Inca Cola

I had an « wow, oh my god” moment right there and then, but I didn’t utter the words. Not only because at that time I could barely speak any Spanish. And that surprising and exhilarating moment still stays with me today.

My friend Annie and I had arrived in Salta the night before, flying in from Buenos Aires. It was the beginning of April, and Easter with its string of closed shops, museums, restaurants and bars, had pushed us out of the empty capital 2 days in advance on our well-honed schedule. We had 2 weeks to spend in Argentina and we surely didn’t want to miss a thing.
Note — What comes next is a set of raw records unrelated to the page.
# EasyVision-Ton/VMG

Hardware: AMD Instinct MI355X
Metric: LR-frames/s (train: forward+loss+backward+AdamW), VMG-REDS-few_levels 4x SR (higher is better)
Workload: dtype bf16; 1 GPU; VMG-REDS-few_levels train step, per-GPU batch 4x7x3x64x64 -> 4x SR (BASELINE configs[1]); global_batch=4, frames_per_clip=7, parallelism=dp1, launch=eager, recompute_chains=False, fp8_chains=False

## Files before the change

vmg_amd/csrc/ltam.hip:

```cpp
#include "common.h"

namespace {

constexpr int LT_TILE = 8;
constexpr int LT_PIX = 64;
constexpr int LT_HEADS = 4;
constexpr int LT_MAX_T = 32;

struct LtamK {
  const char* q;
  const char* k[LT_MAX_T];
  const char* v[LT_MAX_T];
  const float* loc;
  const float* rpe;
  const float* decay;
  char* out;
  float* lse;
  const char* dout;
  char* dq;
  void* dk_acc[LT_MAX_T];
  void* dv_acc[LT_MAX_T];
  float* drpe;
  int n, h, w, c, t, wh, ww;
  float scale;
  int tiles_x, tiles_y;
  int dbg;
};

__device__ __forceinline__ int nearest_index(float lx, float ly, int w, int h) {
  const float dx = (float)(w - 1 > 1 ? w - 1 : 1), dy = (float)(h - 1 > 1 ? h - 1 : 1);
  const float gx = __fsub_rn(__fdiv_rn(__fmul_rn(2.0f, lx), dx), 1.0f);
  const float gy = __fsub_rn(__fdiv_rn(__fmul_rn(2.0f, ly), dy), 1.0f);
  const float ix = __fmul_rn(__fdiv_rn(__fadd_rn(gx, 1.0f), 2.0f), (float)(w - 1));
  const float iy = __fmul_rn(__fdiv_rn(__fadd_rn(gy, 1.0f), 2.0f), (float)(h - 1));
  const float xn = nearbyintf(ix), yn = nearbyintf(iy);
  if (!(xn >= 0.f && xn <= (float)(w - 1) && yn >= 0.f && yn <= (float)(h - 1))) return -1;
  return (int)yn * w + (int)xn;
}

__device__ __forceinline__ float quad_sum(float v) {
  v += __shfl_xor(v, 1, 64);
  v += __shfl_xor(v, 2, 64);
  return v;
}

typedef __attribute__((ext_vector_type(4))) unsigned int lt_u32x4;
__device__ __attribute__((aligned(16))) unsigned int g_ltam_zero[4] = {0, 0, 0, 0};

template <typename T, int D>
struct RowCopy {
  static constexpr int VN = 16 / sizeof(T), NVEC = LT_HEADS * D / VN, TOTAL = LT_PIX * NVEC, NIT = (TOTAL + 255) / 256;
  lt_u32x4 r[NIT];
  __device__ __forceinline__ void fetch(const T* src_base, const int* src_idx, int tid) {
    constexpr int c = LT_HEADS * D;
#pragma unroll
    for (int k = 0; k < NIT; ++k) {
      const int i = tid + k * 256;
      const int p = min(i / NVEC, LT_PIX - 1), v = i - (i / NVEC) * NVEC;
      const int s_ = src_idx[p];
      const bool ok = i < TOTAL && s_ >= 0;
      const T* src = ok ? src_base + (long long)s_ * c + v * VN : reinterpret_cast<const T*>(g_ltam_zero);
      r[k] = *reinterpret_cast<const lt_u32x4*>(src);
    }
  }
  __device__ __forceinline__ void store(T* dst, int row_stride, int tid) const {
#pragma unroll
    for (int k = 0; k < NIT; ++k) {
      const int i = tid + k * 256;
      const int p = i / NVEC, v = i - p * NVEC;
      if (i < TOTAL) *reinterpret_cast<lt_u32x4*>(dst + p * row_stride + v * VN) = r[k];
    }
  }
};

template <typename T, int D>
__device__ __forceinline__ void load_slice(const T* p, float (&o)[D]) {
  static_assert(D % 4 == 0, "head dim must be a multiple of 4");
  if constexpr (sizeof(T) == 2) {
#pragma unroll
    for (int i = 0; i < D / 4; ++i) {
      const bf16x4 t = *reinterpret_cast<const bf16x4*>(reinterpret_cast<const bf16*>(p) + 4 * i);
#pragma unroll
      for (int e = 0; e < 4; ++e) o[4 * i + e] = (float)t[e];
    }
  } else {
#pragma unroll
    for (int i = 0; i < D / 4; ++i) {
      const f32x4 t = *reinterpret_cast<const f32x4*>(reinterpret_cast<const float*>(p) + 4 * i);
#pragma unroll
      for (int e = 0; e < 4; ++e) o[4 * i + e] = t[e];
    }
  }
}

template <typename T, int D>
__global__ __launch_bounds__(256) void ltam_fwd_kernel(const LtamK a) {
  extern __shared__ __attribute__((aligned(16))) char smem[];
  constexpr int c = LT_HEADS * D, RS = c + 16 / sizeof(T);
  T* qt = reinterpret_cast<T*>(smem);
  T* kt = qt + LT_PIX * RS;
  T* vt = kt + LT_PIX * RS;
  float* knorm = reinterpret_cast<float*>(vt + LT_PIX * RS);
  int* sidx = reinterpret_cast<int*>(knorm + LT_PIX);
  int* selfidx = sidx + LT_PIX;

  const int tid = threadIdx.x, p = tid >> 2, hd = tid & 3;
  const int tyi = p >> 3, txi = p & 7;
  int bid = blockIdx.x;
  const int tx = bid % a.tiles_x;
  bid /= a.tiles_x;
  const int ty = bid % a.tiles_y, n = bid / a.tiles_y;
  const int y = ty * LT_TILE + tyi, x = tx * LT_TILE + txi;
  const bool inside = y < a.h && x < a.w;
  const long long img = (long long)n * a.h * a.w;
  if (tid < LT_PIX) {
    const int yy = ty * LT_TILE + (tid >> 3), xx = tx * LT_TILE + (tid & 7);
    selfidx[tid] = (yy < a.h && xx < a.w) ? yy * a.w + xx : -1;
  }
  __syncthreads();
  RowCopy<T, D> rk, rv;
  rk.fetch(reinterpret_cast<const T*>(a.q) + img * c, selfidx, tid);
  rk.store(qt, RS, tid);
  __syncthreads();
  float qs[D];
  float ss = 0.f;
  load_slice<T, D>(qt + p * RS + hd * D, qs);
#pragma unroll
  for (int d = 0; d < D; ++d) ss += qs[d] * qs[d];
  {
    const float inv = a.scale / fmaxf(sqrtf(quad_sum(ss)), 1e-12f);
#pragma unroll
    for (int d = 0; d < D; ++d) qs[d] *= inv;
  }
  const int wq = a.wh * a.ww;
  const int wy0 = (tyi / a.wh) * a.wh, wx0 = (txi / a.ww) * a.ww;
  const int qi = (tyi - wy0) * a.ww + (txi - wx0);
  const float dec = a.decay[hd];
  float m = -INFINITY, l = 0.f, acc[D];
#pragma unroll
  for (int d = 0; d < D; ++d) acc[d] = 0.f;

  for (int j = 0; j < a.t; ++j) {
    __syncthreads();
    if (tid < LT_PIX) {
      int s = -1;
      if (selfidx[tid] >= 0) {
        const long long lb = ((long long)n * 2 * a.t + 2 * j) * a.h * a.w + selfidx[tid];
        s = nearest_index(a.loc[lb], a.loc[lb + (long long)a.h * a.w], a.w, a.h);
      }
      sidx[tid] = s;
    }
    __syncthreads();
    rk.fetch(reinterpret_cast<const T*>(a.k[j]) + img * c, sidx, tid);
    rv.fetch(reinterpret_cast<const T*>(a.v[j]) + img * c, sidx, tid);
    rk.store(kt, RS, tid);
    rv.store(vt, RS, tid);
    __syncthreads();
    {
      float s2 = 0.f, kv[D];
      load_slice<T, D>(kt + p * RS + hd * D, kv);
#pragma unroll
      for (int d = 0; d < D; ++d) s2 += kv[d] * kv[d];
      s2 = quad_sum(s2);
      if (hd == 0) knorm[p] = fmaxf(sqrtf(s2), 1e-12f);
    }
    __syncthreads();
    float pw = dec;
    for (int e = 1; e < a.t - j; ++e) pw *= dec;
    for (int ki = 0; ki < wq; ++ki) {
      const int pk = (wy0 + ki / a.ww) * LT_TILE + wx0 + ki % a.ww;
      float dot = 0.f, kk[D], vv[D];
      load_slice<T, D>(kt + pk * RS + hd * D, kk);
      load_slice<T, D>(vt + pk * RS + hd * D, vv);
#pragma unroll
      for (int d = 0; d < D; ++d) dot += qs[d] * kk[d];
      const float logit = dot / knorm[pk] + pw * a.rpe[(hd * wq + qi) * wq + ki];
      const float mn = fmaxf(m, logit);
      const float corr = __expf(m - mn), pe = __expf(logit - mn);
      l = l * corr + pe;
#pragma unroll
      for (int d = 0; d < D; ++d) acc[d] = acc[d] * corr + pe * vv[d];
      m = mn;
    }
  }
  if (inside) {
    const float inv = 1.f / l;
    T* o = reinterpret_cast<T*>(a.out) + (img + (long long)y * a.w + x) * c + hd * D;
#pragma unroll
    for (int d = 0; d < D; ++d) o[d] = from_f32<T>(acc[d] * inv);
    if (a.lse) a.lse[(img + (long long)y * a.w + x) * LT_HEADS + hd] = m + __logf(l);
  }
}

template <int C>
__device__ __forceinline__ void scatter_rows(void* acc, long long img, const float* rowbuf, const int* sidx, const int* selfidx, int tid, bool skip) {
  float* dst = reinterpret_cast<float*>(acc);
  for (int i = tid; i < LT_PIX * C; i += 256) {
    const int pp = i / C, ch = i - pp * C;
    const int sp = sidx[pp];
    if (sp >= 0 && selfidx[pp] >= 0 && !skip) atomicAdd(dst + (img + sp) * C + ch, rowbuf[i]);
  }
}

#ifdef VMG_DIAG
#define LT_ABL(bit) (a.dbg & (bit))
#else
#define LT_ABL(bit) false
#endif
template <typename T, int D>
__global__ __launch_bounds__(256) void ltam_bwd_kernel(const LtamK a) {
  extern __shared__ __attribute__((aligned(16))) char smem[];
  constexpr int c = LT_HEADS * D, RS = c + 16 / sizeof(T);
  T* kt = reinterpret_cast<T*>(smem);
  T* vt = kt + LT_PIX * RS;
  T* dot_ = vt + LT_PIX * RS;
  T* qt = dot_ + LT_PIX * RS;
  float* knorm = reinterpret_cast<float*>(qt + LT_PIX * RS);
  float* qnorm = knorm + LT_PIX;
  float* lse = qnorm + LT_PIX;
  float* delta = lse + LT_PIX * LT_HEADS;
  float* drpe_s = delta + LT_PIX * LT_HEADS;
  int* sidx = reinterpret_cast<int*>(drpe_s + LT_HEADS * a.wh * a.ww * a.wh * a.ww);
  int* selfidx = sidx + LT_PIX;

  const int tid = threadIdx.x, p = tid >> 2, hd = tid & 3;
  const int tyi = p >> 3, txi = p & 7;
  int bid = blockIdx.x;
  const int tx = bid % a.tiles_x;
  bid /= a.tiles_x;
  const int ty = bid % a.tiles_y, n = bid / a.tiles_y;
  const int y = ty * LT_TILE + tyi, x = tx * LT_TILE + txi;
  const bool inside = y < a.h && x < a.w;
  const long long img = (long long)n * a.h * a.w;
  const int wq = a.wh * a.ww;
  if (tid < LT_PIX) {
    const int yy = ty * LT_TILE + (tid >> 3), xx = tx * LT_TILE + (tid & 7);
    selfidx[tid] = (yy < a.h && xx < a.w) ? yy * a.w + xx : -1;
  }
  for (int i = tid; i < LT_HEADS * wq * wq; i += 256) drpe_s[i] = 0.f;
  __syncthreads();
  RowCopy<T, D> rk, rv;
  rk.fetch(reinterpret_cast<const T*>(a.dout) + img * c, selfidx, tid);
  rv.fetch(reinterpret_cast<const T*>(a.q) + img * c, selfidx, tid);
  rk.store(dot_, RS, tid);
  rv.store(qt, RS, tid);
  __syncthreads();
  float qn[D], go[D];
  {
    float ss = 0.f, dl = 0.f, ov[D];
    const long long own = (img + (long long)(inside ? y * a.w + x : 0)) * c + hd * D;
    load_slice<T, D>(qt + p * RS + hd * D, qn);
    load_slice<T, D>(dot_ + p * RS + hd * D, go);
    load_slice<T, D>(reinterpret_cast<const T*>(a.out) + own, ov);
#pragma unroll
    for (int d = 0; d < D; ++d) {
      ss += qn[d] * qn[d];
      dl += inside ? go[d] * ov[d] : 0.f;
    }
    const float nr = fmaxf(sqrtf(quad_sum(ss)), 1e-12f);
    if (hd == 0) qnorm[p] = nr;
    const float inv = 1.f / nr;
#pragma unroll
    for (int d = 0; d < D; ++d) qn[d] *= inv;
    delta[p * LT_HEADS + hd] = dl;
    lse[p * LT_HEADS + hd] = inside ? a.lse[(img + (long long)y * a.w + x) * LT_HEADS + hd] : 0.f;
  }
  const int wy0 = (tyi / a.wh) * a.wh, wx0 = (txi / a.ww) * a.ww;
  const int myi = (tyi - wy0) * a.ww + (txi - wx0);
  const float dec = a.decay[hd];
  float dqn[D];
#pragma unroll
  for (int d = 0; d < D; ++d) dqn[d] = 0.f;
  for (int j = 0; j < a.t; ++j) {
    __syncthreads();
    if (tid < LT_PIX) {
      int s = -1;
      if (selfidx[tid] >= 0) {
        const long long lb = ((long long)n * 2 * a.t + 2 * j) * a.h * a.w + selfidx[tid];
        s = nearest_index(a.loc[lb], a.loc[lb + (long long)a.h * a.w], a.w, a.h);
      }
      sidx[tid] = s;
    }
    __syncthreads();
    if (!(LT_ABL(8) && j > 0)) {
      rk.fetch(reinterpret_cast<const T*>(a.k[j]) + img * c, sidx, tid);
      rv.fetch(reinterpret_cast<const T*>(a.v[j]) + img * c, sidx, tid);
    }
    rk.store(kt, RS, tid);
    rv.store(vt, RS, tid);
    __syncthreads();
    float kn[D], vown[D];
    load_slice<T, D>(vt + p * RS + hd * D, vown);
    {
      float s2 = 0.f;
      load_slice<T, D>(kt + p * RS + hd * D, kn);
#pragma unroll
      for (int d = 0; d < D; ++d) s2 += kn[d] * kn[d];
      s2 = quad_sum(s2);
      const float nr = fmaxf(sqrtf(s2), 1e-12f);
      if (hd == 0) knorm[p] = nr;
      const float inv = 1.f / nr;
#pragma unroll
      for (int d = 0; d < D; ++d) kn[d] *= inv;
    }
    __syncthreads();
    float pw = dec;
    for (int e = 1; e < a.t - j; ++e) pw *= dec;

    if (!LT_ABL(4)) {
      const float my_lse = lse[p * LT_HEADS + hd], my_delta = delta[p * LT_HEADS + hd];
      for (int ki = 0; ki < wq; ++ki) {
        const int pk = (wy0 + ki / a.ww) * LT_TILE + wx0 + ki % a.ww;
        const float inv_kn = 1.f / knorm[pk];
        float dot = 0.f, dp = 0.f, kk[D], vv[D];
        load_slice<T, D>(kt + pk * RS + hd * D, kk);
        load_slice<T, D>(vt + pk * RS + hd * D, vv);
#pragma unroll
        for (int d = 0; d < D; ++d) {
          dot += qn[d] * kk[d];
          dp += go[d] * vv[d];
        }
        const float logit = a.scale * dot * inv_kn + pw * a.rpe[(hd * wq + myi) * wq + ki];
        const float pr = __expf(logit - my_lse);
        const float ds = pr * (dp - my_delta);
        if (inside) atomicAdd(&drpe_s[(hd * wq + myi) * wq + ki], ds * pw);
        const float f = ds * a.scale * inv_kn;
#pragma unroll
        for (int d = 0; d < D; ++d) dqn[d] += f * kk[d];
      }
    }
    float dkn[D], dv[D];
#pragma unroll
    for (int d = 0; d < D; ++d) dkn[d] = dv[d] = 0.f;
    for (int qq = 0; qq < wq; ++qq) {
      const int pq = (wy0 + qq / a.ww) * LT_TILE + wx0 + qq % a.ww;
      if (selfidx[pq] < 0 || LT_ABL(2)) continue;
      const float inv_qn = 1.f / qnorm[pq];
      float dot = 0.f, dp = 0.f;
      float qv[D], gg[D];
      load_slice<T, D>(qt + pq * RS + hd * D, qv);
      load_slice<T, D>(dot_ + pq * RS + hd * D, gg);
#pragma unroll
      for (int d = 0; d < D; ++d) {
        qv[d] *= inv_qn;
        dot += qv[d] * kn[d];
        dp += gg[d] * vown[d];
      }
      const float logit = a.scale * dot + pw * a.rpe[(hd * wq + qq) * wq + myi];
      const float pr = __expf(logit - lse[pq * LT_HEADS + hd]);
      const float ds = pr * (dp - delta[pq * LT_HEADS + hd]);
#pragma unroll
      for (int d = 0; d < D; ++d) {
        dkn[d] += ds * a.scale * qv[d];
        dv[d] += pr * gg[d];
      }
    }
    {
      float nd = 0.f;
#pragma unroll
      for (int d = 0; d < D; ++d) nd += kn[d] * dkn[d];
      nd = quad_sum(nd);
      const float inv = 1.f / knorm[p];
      float* rowbuf = reinterpret_cast<float*>(kt);
      __syncthreads();
#pragma unroll
      for (int d = 0; d < D; ++d) rowbuf[p * c + hd * D + d] = (dkn[d] - kn[d] * nd) * inv;
      __syncthreads();
      scatter_rows<c>(a.dk_acc[j], img, rowbuf, sidx, selfidx, tid, LT_ABL(1));
      __syncthreads();
#pragma unroll
      for (int d = 0; d < D; ++d) rowbuf[p * c + hd * D + d] = dv[d];
      __syncthreads();
      scatter_rows<c>(a.dv_acc[j], img, rowbuf, sidx, selfidx, tid, LT_ABL(1));
    }
  }
  {
    float nd = 0.f;
#pragma unroll
    for (int d = 0; d < D; ++d) nd += qn[d] * dqn[d];
    nd = quad_sum(nd);
    if (inside) {
      const float inv = 1.f / qnorm[p];
      T* dq = reinterpret_cast<T*>(a.dq) + (img + (long long)y * a.w + x) * c + hd * D;
#pragma unroll
      for (int d = 0; d < D; ++d) dq[d] = from_f32<T>((dqn[d] - qn[d] * nd) * inv);
    }
  }
  __syncthreads();
  for (int i = tid; i < LT_HEADS * wq * wq; i += 256) atomicAdd(&a.drpe[i], drpe_s[i]);
}
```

However, the arrival at the Salta airport was less than glorified as a thin rain was awaiting us. The same tiny but continuous drops welcomed us at 6.30 the next morning while we were heading to the meeting point with Ramiro, our guide for the day’s excursion to Cachi. Ramiro, whose name he pronounced “Jamirro”, was an upbeat and deeply tanned man in his mid 20’s. He told us very mysteriously that in spite of the mediocre weather we would still have plenty of things to see. “Yeah, right” was my reply but I kept it to myself not wanting to start the day with the open aggression of an innocent fellow. While we were driving up the mountain to our destination, I was grimly pondering over our lack of chance. First Buenos Aires, and then that! Nothing was there to change that view as we kept spiraling in a dense fog. Even worse, Ramiro pointed us to a part of the road where a few years before a mud slide has caused a bus accident and several dozens of casualties.

My friend, part from the sinuous road, part from the story, started to feel something funny was happening to her stomach. She was turning a worrisome shade of grey, when Ramiro passed her some coca leaves, a well known remedy in that situation according to him. Our driver, who was already conscientiously munching, confirmed his saying. At first my friend didn’t dare to take them. Was it legal and was it safe, we were both wondering. Ramiro told us that the consumption of coca leaves was authorized in Argentina but that it was illegal to leave the country with this natural remedy. And he explained very seriously that chewing coca leaves doesn’t turn someone into an addict, just as eating grapes doesn’t make someone an alcoholic. We liked his analogy and both took the coca leaves. The taste was very bitter and I didn’t register any difference in my well-being. My friend seemed to feel better though and we made it out of the mountains without any incidents.

Finally we came to our first stop of the day on a high plateau. Still dazed by the early hour and the difficult trip, we got out of the van and had to immediately take off our rain coats and sweatshirts, the sun being too much too bear. Where did the rain and thick fog go? And then Ramiro took us to the edge of the road and our perspective changed. In front of us, the peaks of the mountains were united in an irregular crown. And at our feet, just on the side of the road, there were clouds, hundreds and hundreds of them, compact and perfectly aligned. It was like being on an airplane but without any obstacles between you and the beauty around. It felt you just had to reach out to touch this white perfection, stretched out like the fluffiest of blankets to cover the city below.

And then we turned around and saw the Andes standing majestically at the end of the horizon, the white of their peaks underlined by the bright blue sky. A straight-line road was heading towards them through a desert landscape. It was Recta Tin Tin, the sacred road the Incas were following to arrive at their worship place in the Andes. Three meter-high cactuses called “cardones” were guarding it from a distance. Ramiro explained that they grow only one centimeter per year and he let us do the astonishing math. There was not a soul around us, and save from the smooth asphalted road and a tiny white chapel, we were looking at the same scenery the Incas had certainly seen six hundred years before! After a few minutes of contemplation, we entered into the chapel to offer coca leaves to the Virgin Mary following a native tradition, and then continued our road to Cachi.

We made a lot of discoveries that day, but those ten minutes at the beginning of the Inca world had the stuff magic is made of.